[[ Data provided, beginning ]]

# FluxML/Flux3D.jl

Hardware: AMD Instinct MI355X
Metric: chamfer_point_pairs_per_sec (higher is better)
Workload: dtype f32

## Files before the change

flux3d.jl_amd/csrc/chamfer.hip:

```cpp
#include <cmath>
#include <type_traits>

#include "nn1_common.h"

using namespace fx3d;

#ifdef FX3D_PROBE
__device__ unsigned long long g_probe[4096 * 16];
#define FX3D_PROBE_MARK(k)                                                                   \
    do {                                                                                     \
        if (threadIdx.x == 0 && blockIdx.x < 4096) {                                         \
            g_probe[blockIdx.x * 16 + (k)] = __builtin_readcyclecounter();                   \
            if ((k) == 0) g_probe[blockIdx.x * 16 + 13] = wall_clock64();                    \
            if ((k) == 12) g_probe[blockIdx.x * 16 + 14] = wall_clock64();                   \
        }                                                                                    \
    } while (0)
__device__ unsigned long long g_probe2[256 * 16];
#define FX3D_PROBE_MARK2(k) do { if (threadIdx.x == 0 && blockIdx.x < 256) g_probe2[blockIdx.x * 16 + (k)] = __builtin_readcyclecounter(); } while (0)
__device__ unsigned long long g_probe3[16 * 16 * 8];
#define FX3D_PROBE_MARKW(k) do { if ((threadIdx.x & 63) == 0 && blockIdx.x < 16) g_probe3[(blockIdx.x * 16 + (threadIdx.x >> 6)) * 8 + (k)] = __builtin_readcyclecounter(); } while (0)
#else
#define FX3D_PROBE_MARK(k) do { } while (0)
#define FX3D_PROBE_MARK2(k) do { } while (0)
#define FX3D_PROBE_MARKW(k) do { } while (0)
#endif

namespace {

__device__ __forceinline__ void load4pts(const float *__restrict__ base, int p0, float (&px)[4],
                                         float (&py)[4], float (&pz)[4]) {
    const float4 *s4 = reinterpret_cast<const float4 *>(base + (size_t)p0 * 3);
    const float4 f0 = s4[0], f1 = s4[1], f2 = s4[2];
    px[0] = f0.x; py[0] = f0.y; pz[0] = f0.z;
    px[1] = f0.w; py[1] = f1.x; pz[1] = f1.y;
    px[2] = f1.z; py[2] = f1.w; pz[2] = f2.x;
    px[3] = f2.y; py[3] = f2.z; pz[3] = f2.w;
}

typedef _Float16 h8 __attribute__((ext_vector_type(8)));
typedef float f32x16 __attribute__((ext_vector_type(16)));
#ifndef FX3D_HFIFO
#define FX3D_HFIFO 5
#endif
constexpr int kHFifo = FX3D_HFIFO;
#ifndef FX3D_HRUNS_FROM
#define FX3D_HRUNS_FROM 16
#endif
constexpr int kHRunsFrom = FX3D_HRUNS_FROM;
constexpr int kScanU = 2;
#ifndef FX3D_HRUNCAP
#define FX3D_HRUNCAP 384
#endif
constexpr int kHRunCap = FX3D_HRUNCAP;
constexpr int kHItemCap = 64 * kHFifo > kHRunCap ? 64 * kHFifo : kHRunCap;
constexpr int kHFarCap = 64;
#ifndef FX3D_HBLKTRACK
#define FX3D_HBLKTRACK 1
#endif
constexpr bool kHBlkTrack = FX3D_HBLKTRACK != 0;
constexpr int kHIdBits = kHBlkTrack ? 7 : 6;
static_assert(kHChunkMax / (32 * kHLT) <= 64, "lane-tile ids live in the six (block ids: seven) low mantissa bits of the tracked keys");
constexpr float kKeyUp = kHBlkTrack ? 0x1.2p-16f : 0x1.2p-17f;
constexpr float kPadF16 = 65504.0f;
__device__ const unsigned short kHilbertCell[512] = {
    0, 1, 65, 64, 72, 73, 9, 8, 16, 24, 88, 80, 81, 89, 25, 17, 18, 26, 27, 19, 83, 91, 90, 82, 74, 10, 11, 75, 67, 3, 2, 66,
    130, 194, 195, 131, 139, 203, 202, 138, 146, 154, 155, 147, 211, 219, 218, 210, 209, 217, 153, 145, 144, 152, 216, 208, 200, 201, 137, 136, 128, 129, 193, 192,
    256, 257, 265, 264, 328, 329, 321, 320, 384, 448, 456, 392, 393, 457, 449, 385, 386, 450, 451, 387, 395, 459, 458, 394, 330, 322, 323, 331, 267, 259, 258, 266,
    274, 282, 283, 275, 339, 347, 346, 338, 402, 466, 467, 403, 411, 475, 474, 410, 409, 473, 465, 401, 400, 464, 472, 408, 344, 345, 337, 336, 272, 273, 281, 280,
    288, 296, 297, 289, 353, 361, 360, 352, 416, 480, 481, 417, 425, 489, 488, 424, 432, 496, 504, 440, 441, 505, 497, 433, 369, 368, 376, 377, 313, 312, 304, 305,
    306, 307, 315, 314, 378, 379, 371, 370, 434, 498, 506, 442, 443, 507, 499, 435, 427, 491, 490, 426, 418, 482, 483, 419, 355, 363, 362, 354, 290, 298, 299, 291,
    227, 235, 171, 163, 162, 170, 234, 226, 225, 224, 160, 161, 169, 168, 232, 233, 241, 240, 248, 249, 185, 184, 176, 177, 178, 242, 250, 186, 187, 251, 243, 179,
    115, 51, 59, 123, 122, 58, 50, 114, 113, 112, 120, 121, 57, 56, 48, 49, 41, 40, 104, 105, 97, 96, 32, 33, 34, 42, 106, 98, 99, 107, 43, 35,
    36, 44, 108, 100, 101, 109, 45, 37, 38, 39, 103, 102, 110, 111, 47, 46, 54, 55, 63, 62, 126, 127, 119, 118, 117, 53, 61, 125, 124, 60, 52, 116,
    180, 244, 252, 188, 189, 253, 245, 181, 182, 183, 191, 190, 254, 255, 247, 246, 238, 239, 175, 174, 166, 167, 231, 230, 229, 237, 173, 165, 164, 172, 236, 228,
    292, 300, 301, 293, 357, 365, 364, 356, 420, 484, 485, 421, 429, 493, 492, 428, 436, 500, 508, 444, 445, 509, 501, 437, 373, 372, 380, 381, 317, 316, 308, 309,
    310, 311, 319, 318, 382, 383, 375, 374, 438, 502, 510, 446, 447, 511, 503, 439, 431, 495, 494, 430, 422, 486, 487, 423, 359, 367, 366, 358, 294, 302, 303, 295,
    287, 286, 278, 279, 343, 342, 350, 351, 415, 479, 471, 407, 406, 470, 478, 414, 413, 477, 476, 412, 404, 468, 469, 405, 341, 349, 348, 340, 276, 284, 285, 277,
    269, 261, 260, 268, 332, 324, 325, 333, 397, 461, 460, 396, 388, 452, 453, 389, 390, 454, 462, 398, 399, 463, 455, 391, 327, 326, 334, 335, 271, 270, 262, 263,
    199, 198, 134, 135, 143, 142, 206, 207, 215, 223, 159, 151, 150, 158, 222, 214, 213, 221, 220, 212, 148, 156, 157, 149, 141, 205, 204, 140, 132, 196, 197, 133,
    69, 5, 4, 68, 76, 12, 13, 77, 85, 93, 92, 84, 20, 28, 29, 21, 22, 30, 94, 86, 87, 95, 31, 23, 15, 14, 78, 79, 71, 70, 6, 7,
};
constexpr size_t kHScratchBytes = (kHThreads / 64) * (32 * 8 + kHItemCap * 2 + 32 * 3 * 4) + 64 * 32;

__device__ __forceinline__ float vmin(float a, float b) {
    float r;
    asm("v_min_f32 %0, %1, %2" : "=v"(r) : "v"(a), "v"(b));
    return r;
}

__device__ __forceinline__ float vmax(float a, float b) {
    float r;
    asm("v_max_f32 %0, %1, %2" : "=v"(r) : "v"(a), "v"(b));
    return r;
}

__device__ __forceinline__ void split2h(float v, _Float16 &h, _Float16 &l) {
    h = (_Float16)v;
    l = (_Float16)(v - (float)h);
}

constexpr float kBetaC = 0x1.1p-18f;
constexpr float kBandB1 = 1.0f + 18.0f * kBetaC + 0x1p-20f;
constexpr float kBandA = 22.3f * kBetaC + 0x1p-19f;
__device__ __forceinline__ void make_pieces(float cx, float cy, float cz, h8 &p0, h8 &p1) {
    _Float16 hx, lx, hy, ly, hz, lz, n1, n2, n3;
    split2h(cx, hx, lx); split2h(cy, hy, ly); split2h(cz, hz, lz);
    const float n0 = ((cx * cx) + (cy * cy)) + (cz * cz);
    const float n = n0 + kBetaC * n0;
    n1 = (_Float16)n;
    const float r1 = n - (float)n1;
    n2 = (_Float16)r1;
    n3 = (_Float16)(r1 - (float)n2);
    const _Float16 z = (_Float16)0.0f;
    p0 = h8{hx, hx, lx, hy, hy, ly, hz, hz};
    p1 = h8{lz, n1, n2, n3, lx, ly, lz, z};
}
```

[[ Data provided, end ]]

• Work to be completed
Go line by line through the data and copy any that contain "kBetaC".

• Response below
constexpr float kBetaC = 0x1.1p-18f;
constexpr float kBandB1 = 1.0f + 18.0f * kBetaC + 0x1p-20f;
constexpr float kBandA = 22.3f * kBetaC + 0x1p-19f;
    const float n = n0 + kBetaC * n0;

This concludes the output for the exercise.